**Task to carry out**
Would you go through the records below and copy each line with the string "term"?
.....
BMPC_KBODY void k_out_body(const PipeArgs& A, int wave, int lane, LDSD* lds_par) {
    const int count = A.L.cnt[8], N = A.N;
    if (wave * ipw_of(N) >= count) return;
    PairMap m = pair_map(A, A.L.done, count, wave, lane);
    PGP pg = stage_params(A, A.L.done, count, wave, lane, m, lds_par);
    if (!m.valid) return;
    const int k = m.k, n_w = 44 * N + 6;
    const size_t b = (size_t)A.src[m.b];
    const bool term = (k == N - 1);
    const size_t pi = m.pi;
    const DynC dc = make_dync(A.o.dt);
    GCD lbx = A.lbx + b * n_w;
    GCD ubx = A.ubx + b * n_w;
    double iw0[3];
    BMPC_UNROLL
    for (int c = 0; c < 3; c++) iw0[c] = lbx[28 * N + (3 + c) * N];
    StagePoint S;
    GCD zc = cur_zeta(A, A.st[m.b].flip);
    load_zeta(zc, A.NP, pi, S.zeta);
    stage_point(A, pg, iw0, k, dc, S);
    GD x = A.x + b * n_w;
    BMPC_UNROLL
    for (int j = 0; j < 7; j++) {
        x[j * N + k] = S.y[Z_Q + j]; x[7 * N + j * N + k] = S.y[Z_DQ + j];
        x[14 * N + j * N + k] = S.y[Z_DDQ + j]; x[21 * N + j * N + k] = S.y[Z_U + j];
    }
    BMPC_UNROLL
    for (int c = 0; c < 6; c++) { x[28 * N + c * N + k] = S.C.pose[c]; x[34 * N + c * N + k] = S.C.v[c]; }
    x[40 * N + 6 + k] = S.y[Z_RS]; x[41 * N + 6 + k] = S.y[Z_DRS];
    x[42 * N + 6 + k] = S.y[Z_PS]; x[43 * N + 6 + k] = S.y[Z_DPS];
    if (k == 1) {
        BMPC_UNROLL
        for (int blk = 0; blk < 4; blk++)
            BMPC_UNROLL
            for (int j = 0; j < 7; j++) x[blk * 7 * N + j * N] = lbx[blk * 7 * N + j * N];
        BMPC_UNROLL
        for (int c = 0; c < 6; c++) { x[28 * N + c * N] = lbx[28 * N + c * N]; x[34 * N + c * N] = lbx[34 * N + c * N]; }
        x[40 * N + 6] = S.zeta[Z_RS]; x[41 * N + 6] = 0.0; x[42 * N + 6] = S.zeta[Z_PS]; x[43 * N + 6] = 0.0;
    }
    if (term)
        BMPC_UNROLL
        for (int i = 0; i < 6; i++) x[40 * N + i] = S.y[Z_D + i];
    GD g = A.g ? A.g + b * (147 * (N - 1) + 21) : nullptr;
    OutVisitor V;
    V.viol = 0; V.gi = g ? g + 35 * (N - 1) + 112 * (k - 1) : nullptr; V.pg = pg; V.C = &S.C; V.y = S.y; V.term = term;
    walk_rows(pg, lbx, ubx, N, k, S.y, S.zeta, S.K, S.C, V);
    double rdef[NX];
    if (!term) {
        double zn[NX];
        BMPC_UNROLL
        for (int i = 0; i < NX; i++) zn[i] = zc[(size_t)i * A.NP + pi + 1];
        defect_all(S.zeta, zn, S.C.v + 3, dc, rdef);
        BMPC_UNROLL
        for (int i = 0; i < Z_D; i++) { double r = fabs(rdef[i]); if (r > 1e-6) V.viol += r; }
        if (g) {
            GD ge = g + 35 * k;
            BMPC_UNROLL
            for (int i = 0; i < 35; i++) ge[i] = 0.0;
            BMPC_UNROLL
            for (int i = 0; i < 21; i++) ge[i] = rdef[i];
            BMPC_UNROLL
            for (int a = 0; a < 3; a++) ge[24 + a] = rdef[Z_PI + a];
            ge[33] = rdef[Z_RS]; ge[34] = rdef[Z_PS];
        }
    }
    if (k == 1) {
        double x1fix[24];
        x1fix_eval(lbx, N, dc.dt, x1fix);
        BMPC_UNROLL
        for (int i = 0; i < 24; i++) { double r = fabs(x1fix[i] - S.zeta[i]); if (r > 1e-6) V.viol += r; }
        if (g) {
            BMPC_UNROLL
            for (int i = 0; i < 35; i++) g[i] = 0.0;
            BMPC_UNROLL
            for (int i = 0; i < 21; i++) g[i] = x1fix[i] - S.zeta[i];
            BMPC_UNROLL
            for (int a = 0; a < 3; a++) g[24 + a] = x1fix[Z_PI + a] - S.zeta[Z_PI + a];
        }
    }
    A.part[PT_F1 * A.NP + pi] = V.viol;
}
.....
**Answer to this exercise**
    const bool term = (k == N - 1);
    if (term)
    V.viol = 0; V.gi = g ? g + 35 * (N - 1) + 112 * (k - 1) : nullptr; V.pg = pg; V.C = &S.C; V.y = S.y; V.term = term;
    if (!term) {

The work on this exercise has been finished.